- **What the exercise asks**
Transcribe the listing below only from the line with "return *this;" up to and including the line with "const uint64_t cur".

- **Dataset records**
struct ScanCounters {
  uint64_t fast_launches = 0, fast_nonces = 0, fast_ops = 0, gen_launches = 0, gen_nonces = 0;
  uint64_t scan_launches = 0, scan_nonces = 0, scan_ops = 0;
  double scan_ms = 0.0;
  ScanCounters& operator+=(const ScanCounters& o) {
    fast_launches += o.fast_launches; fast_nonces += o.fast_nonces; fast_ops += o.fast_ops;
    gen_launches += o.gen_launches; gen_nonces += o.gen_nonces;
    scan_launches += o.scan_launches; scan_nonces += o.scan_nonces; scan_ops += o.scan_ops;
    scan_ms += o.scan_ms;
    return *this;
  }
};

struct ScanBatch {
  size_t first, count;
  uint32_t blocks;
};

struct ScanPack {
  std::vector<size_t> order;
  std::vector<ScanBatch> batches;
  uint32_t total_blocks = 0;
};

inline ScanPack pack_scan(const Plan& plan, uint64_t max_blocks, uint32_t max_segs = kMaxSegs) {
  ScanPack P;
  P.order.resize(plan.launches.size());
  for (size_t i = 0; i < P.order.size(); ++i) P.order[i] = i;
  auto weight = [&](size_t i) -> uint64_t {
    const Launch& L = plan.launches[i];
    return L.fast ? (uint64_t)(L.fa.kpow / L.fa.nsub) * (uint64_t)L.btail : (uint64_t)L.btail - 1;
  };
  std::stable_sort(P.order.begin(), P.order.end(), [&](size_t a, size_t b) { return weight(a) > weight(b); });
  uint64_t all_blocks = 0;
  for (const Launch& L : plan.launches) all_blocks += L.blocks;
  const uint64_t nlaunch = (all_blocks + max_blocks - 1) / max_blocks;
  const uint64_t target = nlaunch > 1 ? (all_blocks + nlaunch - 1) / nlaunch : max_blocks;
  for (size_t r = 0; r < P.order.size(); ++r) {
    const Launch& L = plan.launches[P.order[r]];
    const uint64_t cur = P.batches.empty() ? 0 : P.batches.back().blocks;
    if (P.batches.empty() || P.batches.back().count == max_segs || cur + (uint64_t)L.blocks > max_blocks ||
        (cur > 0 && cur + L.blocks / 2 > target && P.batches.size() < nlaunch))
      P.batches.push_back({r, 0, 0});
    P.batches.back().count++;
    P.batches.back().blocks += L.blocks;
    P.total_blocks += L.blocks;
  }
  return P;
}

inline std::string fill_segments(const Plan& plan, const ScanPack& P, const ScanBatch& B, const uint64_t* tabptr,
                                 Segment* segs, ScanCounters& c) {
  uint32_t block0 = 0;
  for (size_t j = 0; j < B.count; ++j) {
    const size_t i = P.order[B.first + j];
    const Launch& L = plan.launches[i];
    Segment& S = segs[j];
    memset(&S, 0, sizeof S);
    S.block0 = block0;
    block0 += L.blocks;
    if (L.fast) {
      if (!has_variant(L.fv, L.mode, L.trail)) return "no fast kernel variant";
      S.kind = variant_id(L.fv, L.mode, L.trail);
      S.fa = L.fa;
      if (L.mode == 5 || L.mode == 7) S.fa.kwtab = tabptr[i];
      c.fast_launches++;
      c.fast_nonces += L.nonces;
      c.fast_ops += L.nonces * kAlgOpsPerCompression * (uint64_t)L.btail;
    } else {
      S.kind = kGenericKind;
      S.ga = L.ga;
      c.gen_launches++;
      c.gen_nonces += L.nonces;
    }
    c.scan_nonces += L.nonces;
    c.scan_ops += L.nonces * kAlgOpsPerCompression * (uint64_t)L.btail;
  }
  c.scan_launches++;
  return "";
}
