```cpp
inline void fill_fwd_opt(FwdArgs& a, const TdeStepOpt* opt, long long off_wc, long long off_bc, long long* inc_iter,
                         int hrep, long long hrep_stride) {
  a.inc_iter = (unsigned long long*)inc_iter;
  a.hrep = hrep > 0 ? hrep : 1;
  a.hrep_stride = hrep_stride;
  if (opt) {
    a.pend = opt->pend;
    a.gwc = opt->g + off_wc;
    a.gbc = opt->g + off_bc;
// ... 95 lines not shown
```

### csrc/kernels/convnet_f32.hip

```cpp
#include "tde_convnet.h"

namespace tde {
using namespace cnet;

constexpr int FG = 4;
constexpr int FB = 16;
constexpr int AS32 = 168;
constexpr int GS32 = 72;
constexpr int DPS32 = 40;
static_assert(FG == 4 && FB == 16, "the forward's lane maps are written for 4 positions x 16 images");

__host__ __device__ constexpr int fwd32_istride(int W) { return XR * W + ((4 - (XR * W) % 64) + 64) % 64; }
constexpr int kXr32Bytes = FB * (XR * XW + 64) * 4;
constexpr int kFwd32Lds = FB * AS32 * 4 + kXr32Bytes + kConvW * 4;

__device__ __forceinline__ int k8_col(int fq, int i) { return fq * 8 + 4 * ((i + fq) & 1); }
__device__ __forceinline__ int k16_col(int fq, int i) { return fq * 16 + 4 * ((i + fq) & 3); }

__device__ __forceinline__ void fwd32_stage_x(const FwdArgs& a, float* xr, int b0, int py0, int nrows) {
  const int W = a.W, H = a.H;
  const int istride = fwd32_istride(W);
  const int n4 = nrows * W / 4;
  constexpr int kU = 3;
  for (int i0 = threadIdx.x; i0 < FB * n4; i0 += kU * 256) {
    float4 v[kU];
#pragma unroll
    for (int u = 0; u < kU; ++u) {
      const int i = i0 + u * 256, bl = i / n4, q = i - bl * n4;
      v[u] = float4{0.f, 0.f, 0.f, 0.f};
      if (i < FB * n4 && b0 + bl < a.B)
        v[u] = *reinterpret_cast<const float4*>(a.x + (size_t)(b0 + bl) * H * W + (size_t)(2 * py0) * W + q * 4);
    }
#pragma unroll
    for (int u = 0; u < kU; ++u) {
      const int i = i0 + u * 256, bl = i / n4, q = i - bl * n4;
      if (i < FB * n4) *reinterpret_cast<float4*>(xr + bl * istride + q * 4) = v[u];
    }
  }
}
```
==
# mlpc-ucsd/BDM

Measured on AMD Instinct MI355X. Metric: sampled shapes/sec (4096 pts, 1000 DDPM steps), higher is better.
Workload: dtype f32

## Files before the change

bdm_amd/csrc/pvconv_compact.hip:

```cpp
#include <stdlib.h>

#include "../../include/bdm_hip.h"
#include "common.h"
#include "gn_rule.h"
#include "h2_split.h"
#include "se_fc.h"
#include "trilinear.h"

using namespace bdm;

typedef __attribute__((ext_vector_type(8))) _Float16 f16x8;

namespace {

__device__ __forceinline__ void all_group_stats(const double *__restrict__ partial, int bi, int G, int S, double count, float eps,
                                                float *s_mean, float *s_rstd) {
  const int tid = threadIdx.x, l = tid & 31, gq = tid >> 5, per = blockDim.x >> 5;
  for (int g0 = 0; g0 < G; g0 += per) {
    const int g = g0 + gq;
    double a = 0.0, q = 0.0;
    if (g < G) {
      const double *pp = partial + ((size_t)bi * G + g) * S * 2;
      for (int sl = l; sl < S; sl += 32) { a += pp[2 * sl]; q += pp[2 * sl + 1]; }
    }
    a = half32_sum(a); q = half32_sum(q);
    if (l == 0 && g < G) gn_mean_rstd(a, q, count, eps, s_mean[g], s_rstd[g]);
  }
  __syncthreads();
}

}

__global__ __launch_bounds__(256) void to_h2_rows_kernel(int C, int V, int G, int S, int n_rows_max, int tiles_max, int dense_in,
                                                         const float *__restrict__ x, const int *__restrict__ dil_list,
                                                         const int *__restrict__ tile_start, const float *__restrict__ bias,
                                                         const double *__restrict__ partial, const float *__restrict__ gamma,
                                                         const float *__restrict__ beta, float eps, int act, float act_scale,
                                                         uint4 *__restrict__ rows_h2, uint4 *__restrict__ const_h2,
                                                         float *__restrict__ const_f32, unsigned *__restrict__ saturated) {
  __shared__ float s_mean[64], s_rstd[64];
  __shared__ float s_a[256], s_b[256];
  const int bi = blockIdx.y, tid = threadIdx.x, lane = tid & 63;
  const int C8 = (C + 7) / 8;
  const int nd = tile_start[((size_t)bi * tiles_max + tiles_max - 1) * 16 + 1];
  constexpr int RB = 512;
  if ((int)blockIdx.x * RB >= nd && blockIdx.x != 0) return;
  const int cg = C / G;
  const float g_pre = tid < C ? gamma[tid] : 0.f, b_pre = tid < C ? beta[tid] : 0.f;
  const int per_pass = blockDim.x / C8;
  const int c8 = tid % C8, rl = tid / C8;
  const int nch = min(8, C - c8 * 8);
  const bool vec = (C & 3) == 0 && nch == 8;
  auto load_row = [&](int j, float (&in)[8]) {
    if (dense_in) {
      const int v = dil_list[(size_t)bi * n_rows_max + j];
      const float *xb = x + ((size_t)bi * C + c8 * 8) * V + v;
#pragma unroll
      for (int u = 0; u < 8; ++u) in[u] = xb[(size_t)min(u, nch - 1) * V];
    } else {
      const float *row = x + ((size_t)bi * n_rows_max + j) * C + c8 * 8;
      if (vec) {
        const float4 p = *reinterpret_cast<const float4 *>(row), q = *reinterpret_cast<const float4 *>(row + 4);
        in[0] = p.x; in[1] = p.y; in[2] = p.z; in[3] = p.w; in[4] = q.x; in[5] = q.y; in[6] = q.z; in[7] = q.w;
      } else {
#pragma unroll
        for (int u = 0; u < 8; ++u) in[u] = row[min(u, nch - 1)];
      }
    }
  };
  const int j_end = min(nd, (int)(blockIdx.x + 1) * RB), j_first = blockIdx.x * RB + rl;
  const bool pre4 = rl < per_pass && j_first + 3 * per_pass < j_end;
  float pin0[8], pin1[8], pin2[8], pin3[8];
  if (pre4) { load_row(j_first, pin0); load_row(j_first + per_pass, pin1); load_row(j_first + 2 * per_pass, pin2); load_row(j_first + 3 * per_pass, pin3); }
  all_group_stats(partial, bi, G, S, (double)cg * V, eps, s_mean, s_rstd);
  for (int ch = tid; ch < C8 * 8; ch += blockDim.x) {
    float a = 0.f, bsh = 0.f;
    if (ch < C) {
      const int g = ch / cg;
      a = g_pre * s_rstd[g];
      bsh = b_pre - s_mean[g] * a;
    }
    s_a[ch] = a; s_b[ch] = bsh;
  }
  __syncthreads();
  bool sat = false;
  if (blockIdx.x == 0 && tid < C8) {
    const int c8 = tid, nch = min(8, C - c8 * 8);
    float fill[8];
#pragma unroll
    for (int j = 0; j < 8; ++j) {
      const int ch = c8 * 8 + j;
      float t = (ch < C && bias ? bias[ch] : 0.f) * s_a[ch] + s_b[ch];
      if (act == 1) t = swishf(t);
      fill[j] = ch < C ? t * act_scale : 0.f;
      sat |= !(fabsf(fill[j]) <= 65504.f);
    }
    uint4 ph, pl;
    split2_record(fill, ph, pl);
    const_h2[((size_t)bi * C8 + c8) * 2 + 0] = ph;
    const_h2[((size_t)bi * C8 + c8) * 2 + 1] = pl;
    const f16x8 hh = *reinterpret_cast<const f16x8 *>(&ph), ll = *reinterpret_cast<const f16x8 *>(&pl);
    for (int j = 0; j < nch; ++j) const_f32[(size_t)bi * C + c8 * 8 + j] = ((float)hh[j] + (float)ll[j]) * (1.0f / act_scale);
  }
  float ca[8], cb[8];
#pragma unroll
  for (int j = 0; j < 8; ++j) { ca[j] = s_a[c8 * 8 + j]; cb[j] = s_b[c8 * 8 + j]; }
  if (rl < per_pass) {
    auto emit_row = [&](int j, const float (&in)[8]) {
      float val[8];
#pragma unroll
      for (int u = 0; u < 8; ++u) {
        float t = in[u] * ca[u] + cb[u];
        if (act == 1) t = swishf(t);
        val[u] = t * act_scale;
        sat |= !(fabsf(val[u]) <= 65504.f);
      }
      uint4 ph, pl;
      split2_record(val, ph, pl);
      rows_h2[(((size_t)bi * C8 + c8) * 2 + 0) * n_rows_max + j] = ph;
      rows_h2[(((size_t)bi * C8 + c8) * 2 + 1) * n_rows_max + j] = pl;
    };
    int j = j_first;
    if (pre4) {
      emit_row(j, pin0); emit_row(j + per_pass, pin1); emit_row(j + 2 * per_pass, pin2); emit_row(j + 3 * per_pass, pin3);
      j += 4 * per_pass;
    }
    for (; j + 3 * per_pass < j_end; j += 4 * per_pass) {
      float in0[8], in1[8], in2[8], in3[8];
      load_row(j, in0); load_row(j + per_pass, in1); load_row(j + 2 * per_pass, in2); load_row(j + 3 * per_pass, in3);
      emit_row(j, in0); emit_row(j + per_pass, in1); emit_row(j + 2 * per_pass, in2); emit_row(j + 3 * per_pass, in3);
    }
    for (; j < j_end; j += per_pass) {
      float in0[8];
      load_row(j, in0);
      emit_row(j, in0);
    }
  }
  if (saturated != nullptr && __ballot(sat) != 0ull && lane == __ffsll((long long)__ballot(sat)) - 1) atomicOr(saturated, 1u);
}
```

- **Solution for this task**
    return *this;
  }
};

struct ScanBatch {
  size_t first, count;
  uint32_t blocks;
};

struct ScanPack {
  std::vector<size_t> order;
  std::vector<ScanBatch> batches;
  uint32_t total_blocks = 0;
};

inline ScanPack pack_scan(const Plan& plan, uint64_t max_blocks, uint32_t max_segs = kMaxSegs) {
  ScanPack P;
  P.order.resize(plan.launches.size());
  for (size_t i = 0; i < P.order.size(); ++i) P.order[i] = i;
  auto weight = [&](size_t i) -> uint64_t {
    const Launch& L = plan.launches[i];
    return L.fast ? (uint64_t)(L.fa.kpow / L.fa.nsub) * (uint64_t)L.btail : (uint64_t)L.btail - 1;
  };
  std::stable_sort(P.order.begin(), P.order.end(), [&](size_t a, size_t b) { return weight(a) > weight(b); });
  uint64_t all_blocks = 0;
  for (const Launch& L : plan.launches) all_blocks += L.blocks;
  const uint64_t nlaunch = (all_blocks + max_blocks - 1) / max_blocks;
  const uint64_t target = nlaunch > 1 ? (all_blocks + nlaunch - 1) / nlaunch : max_blocks;
  for (size_t r = 0; r < P.order.size(); ++r) {
    const Launch& L = plan.launches[P.order[r]];
    const uint64_t cur = P.batches.empty() ? 0 : P.batches.back().blocks;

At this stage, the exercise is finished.